Hi All Kudu developers,
I have been using kudu in projects. It’s been amazing. A few projects have
recently posted requirements on how to use Kudu store large binary files
(images, documents, etc). We used to propose Kudu + HDFS (or other file
system before) as a workaround but it is really a good solution. The main
scenario of the needs are
1). Use Kudu as the only storage layer. As we are storing larger amount of
data and growing the kudu cluster, the kudu cluster should support both
structured and unstructured data to avoid managing another storage tier for
images or documents.
2).
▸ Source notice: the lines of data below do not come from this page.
struct MidPlan { int nb, n_off, s_off, s_diag, gpc_off, gpc_diag, n_tail, s_tail, gpc_tail, wgs; };

static double mid_fold_us(int count) { return 0.5 + 2.6 * (double)cdiv(count, PMT_MID_FB); }

static MidPlan mid_plan(int64_t rows, int64_t cols) {
    MidPlan p;
    p.nb = (int)cdiv(cols, MT);
    p.n_off = p.nb * (p.nb - 1) / 2;
    const int ngroups = (int)std::max<int64_t>(1, cdiv(rows, 8));
    const int maxs = std::max(1, ngroups / 4);
    auto sd = [&](int s) { return std::min(maxs, std::max(1, (5 * s + 7) / 8)); };
    int best = 1;
    double best_t = 1e300;
    for (int s = 1; s <= std::min(maxs, 64); ++s) {
        const int64_t wgs = (int64_t)p.n_off * s + (int64_t)p.nb * sd(s);
        if (s > 1 && wgs > PMT_MID_MAXWG) break;
        const double it_off = (double)cdiv(cdiv(ngroups, s), 4), it_diag = 0.69 * (double)cdiv(cdiv(ngroups, sd(s)), 4);
        const double fold = s <= 1 ? 0.0 : s <= MFG ? mid_fold_us(s) : mid_fold_us(MFG) + 1.5 + mid_fold_us((int)cdiv(s, MFG));
        const double t = (double)cdiv(wgs, PMT_MID_G) * (PMT_MID_GROUP_US * (p.n_off ? std::max(it_off, it_diag) : it_diag) + 5.0 + (s > 1 ? 1.0 : 0.0)) +
                         fold * (1.0 + (double)(p.n_off + p.nb) / PMT_MID_G);
        if (t < best_t) { best_t = t; best = s; }
    }
    int s = best;
#ifdef PMT_TUNING
    if (const char *e = getenv("PMT_MID_S")) { const int v = atoi(e); if (v > 0) s = std::min(v, maxs); }
#endif
    int sdiag = sd(s), ntail = 0, stail = 1;
    if (p.n_off + p.nb > PMT_MID_G) {
        auto wg_us = [&](int c, double w) { return PMT_MID_TAIL_US * w * (double)cdiv(cdiv(ngroups, c), 4) + 5.0 + (c > 1 ? 1.0 : 0.0); };
        const int rem = p.n_off % PMT_MID_G;
        int ct = 1;
        double tail_off = 0.0;
        if (rem) {
            tail_off = 1e300;
            for (int c = 1; c <= std::min(maxs, MFG); ++c) {
                const double t = (double)cdiv((int64_t)rem * c, PMT_MID_G) * wg_us(c, 1.0) + (c > 1 ? mid_fold_us(c) : 0.0);
                if (t < tail_off) { tail_off = t; ct = c; }
            }
        }
        const int last = rem ? (int)(((int64_t)rem * ct) % PMT_MID_G) : 0, free_cus = last ? PMT_MID_G - last : 0;
        const double t_last = rem ? wg_us(ct, 1.0) : wg_us(1, 1.0);
        int cd = 1;
        double tail_diag = 1e300;
        for (int c = 1; c <= std::min(maxs, MFG); ++c) {
            const double t_d = wg_us(c, 0.69);
            const int64_t inside = (int64_t)free_cus * (int64_t)(t_last / t_d);
            const int64_t left = std::max<int64_t>(0, (int64_t)p.nb * c - inside);
            const double t = (double)cdiv(left, PMT_MID_G) * t_d + (c > 1 ? mid_fold_us(c) : 0.0);
            if (t < tail_diag) { tail_diag = t; cd = c; }
        }
        const double t1 = (double)(p.n_off / PMT_MID_G) * wg_us(1, 1.0) + tail_off + tail_diag;
        if (s == 1 || t1 * (PMT_MID_GROUP_US / PMT_MID_TAIL_US) < best_t) { s = 1; sdiag = cd; ntail = ct > 1 ? rem : 0; stail = ct > 1 ? ct : 1; }
    }
#ifdef PMT_TUNING
    if (const char *e = getenv("PMT_MID_TAIL")) { if (atoi(e) == 0) { ntail = 0; stail = 1; } }
#endif
    p.gpc_off = (int)cdiv(ngroups, s);
    p.s_off = (int)cdiv(ngroups, p.gpc_off);
    p.gpc_diag = (int)cdiv(ngroups, sdiag);
    p.s_diag = (int)cdiv(ngroups, p.gpc_diag);
    p.n_tail = ntail;
    p.gpc_tail = (int)cdiv(ngroups, stail);
    p.s_tail = ntail ? (int)cdiv(ngroups, p.gpc_tail) : 1;
    if (p.s_tail <= 1) { p.n_tail = 0; p.s_tail = 1; p.gpc_tail = ngroups; }
    p.wgs = (p.n_off - p.n_tail) * p.s_off + p.n_tail * p.s_tail + p.nb * p.s_diag + 1;
    return p;
}

template <bool DIAG, bool FAST>
__device__ __forceinline__ void mid_load(const MidArgs &g, int64_t row0, int lane, int64_t cj0, int64_t ck0, const unsigned (&voff)[DIAG ? 4 : 8],
                                         f64x2 (&buf)[DIAG ? 4 : 8], f64x2 &cb) {
    constexpr int NG = DIAG ? 4 : 8;
    const int lm = lane & 15, lk = lane >> 4;
    if (FAST) {
        const char *base = reinterpret_cast<const char *>(g.A + row0);
#pragma unroll
        for (int t = 0; t < NG; ++t) buf[t] = *reinterpret_cast<const f64x2 *>(base + voff[t]);
        cb.x = 0.0; cb.y = 0.0;
        if (DIAG && g.b) cb = *reinterpret_cast<const f64x2 *>(g.b + row0 + 2 * lk);
        return;
    }
    const int64_t row = row0 + 2 * lk;
    const bool r0 = row < g.rows, r1 = row + 1 < g.rows;
#pragma unroll
    for (int t = 0; t < NG; ++t) {
        const int64_t col = (t < 4 ? cj0 : ck0) + 16 * (t & 3) + lm;
        const bool cv = col < g.cols;
        const bool v0 = cv && r0, v1 = cv && r1;
        const double *p0 = g.A + (v0 ? col * g.lda + row : 0), *p1 = g.A + (v1 ? col * g.lda + row + 1 : 0);
        const double x = *p0, y = *p1;
        buf[t].x = v0 ? x : 0.0;
        buf[t].y = v1 ? y : 0.0;
    }
    cb.x = 0.0; cb.y = 0.0;
    if (DIAG && g.b) {
        const double x = g.b[r0 ? row : 0], y = g.b[r1 ? row + 1 : 0];
        cb.x = r0 ? x : 0.0;
        cb.y = r1 ? y : 0.0;
    }
}

template <bool DIAG>
__device__ __forceinline__ void mid_compute(double *__restrict__ rot, const f64x2 (&buf)[DIAG ? 4 : 8], const f64x2 &cb, int sign, int lane,
                                            double (&acc)[MACC], double (&qacc)[4]) {
    constexpr int BO = DIAG ? 0 : 4;
    const int lm = lane & 15, lrow = lane & 48;
#pragma unroll
    for (int t = 0; t < 4; ++t) *reinterpret_cast<f64x2 *>(rot + (t * 64 + lane) * 2) = buf[BO + t];
    f64x2 bv[4][4];
#pragma unroll
    for (int c = 0; c < 4; ++c) {
        bv[c][0] = buf[BO + c];
#pragma unroll
        for (int r = 1; r < 4; ++r) {
            bv[c][r] = *reinterpret_cast<const f64x2 *>(rot + (c * 64 + lrow + ((lm + 4 * r) & 15)) * 2);
        }
    }
    __builtin_amdgcn_sched_barrier(0);
    constexpr int NC = 4;
#pragma unroll
    for (int c = 0; c < NC; ++c)
#pragma unroll
        for (int tm = 0; tm < (DIAG ? c + 1 : 4); ++tm) {
            const int a = (tm * 4 + c) * 4;
            acc[a] = __builtin_amdgcn_mfma_f64_4x4x4f64(buf[tm].x, bv[c][0].x, acc[a], 0, 0, 0);
        }
#pragma unroll
    for (int c = 0; c < NC; ++c)
#pragma unroll
        for (int tm = 0; tm < (DIAG ? c + 1 : 4); ++tm) {
            const int a = (tm * 4 + c) * 4;
            acc[a] = __builtin_amdgcn_mfma_f64_4x4x4f64(buf[tm].y, bv[c][0].y, acc[a], 0, 0, 0);
        }
    __builtin_amdgcn_sched_barrier(0);
#pragma unroll
    for (int c = 0; c < NC; ++c) {
#pragma unroll
        for (int r = 1; r < 4; ++r)
#pragma unroll
            for (int tm = 0; tm < (DIAG ? c + 1 : 4); ++tm) {
                const int a = (tm * 4 + c) * 4 + r;
                acc[a] = __builtin_amdgcn_mfma_f64_4x4x4f64(buf[tm].x, bv[c][r].x, acc[a], 0, 0, 0);
            }
#pragma unroll
        for (int r = 1; r < 4; ++r)
#pragma unroll
            for (int tm = 0; tm < (DIAG ? c + 1 : 4); ++tm) {
                const int a = (tm * 4 + c) * 4 + r;
                acc[a] = __builtin_amdgcn_mfma_f64_4x4x4f64(buf[tm].y, bv[c][r].y, acc[a], 0, 0, 0);
            }
    }
    if (DIAG) {
        const double c0 = signed_const(cb.x, sign), c1 = signed_const(cb.y, sign);
#pragma unroll
        for (int t = 0; t < 4; ++t) qacc[t] = __builtin_amdgcn_mfma_f64_4x4x4f64(buf[t].x, c0, qacc[t], 0, 0, 0);
#pragma unroll
        for (int t = 0; t < 4; ++t) qacc[t] = __builtin_amdgcn_mfma_f64_4x4x4f64(buf[t].y, c1, qacc[t], 0, 0, 0);
    }
}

It’s be great to simply the architecture from business application
point of view to have a single data access layer (either in Impala/Spark
SQL level, or at kudu API level) to manage business data object or entity
and its related images/documents.
We are thinking to maybe to find ways to extend Kudu to support large
files, either through the current Binary data type, which there are size
limitations (64K) due to known issues, or maybe introduce new data type
like BLOB for storing images or documents that have sizes from a few
hundred KBs to a few MBs, or extend Kudu API to store the files into a file
system (which might be more suitable for even larger files). Many
relational DB or NoSQL DB have different levels of support, or different
design, like HBase, Cassandra, MapR-DB etc.
I’d like ask your feedback or opinions:
1). Do you have a need to store larger content (like image or documents)
into Kudu (in MBs level)?
2). Do you have any opinions on storing the large content inside the
database or in file system?
Much appreciated your comments. Thanks!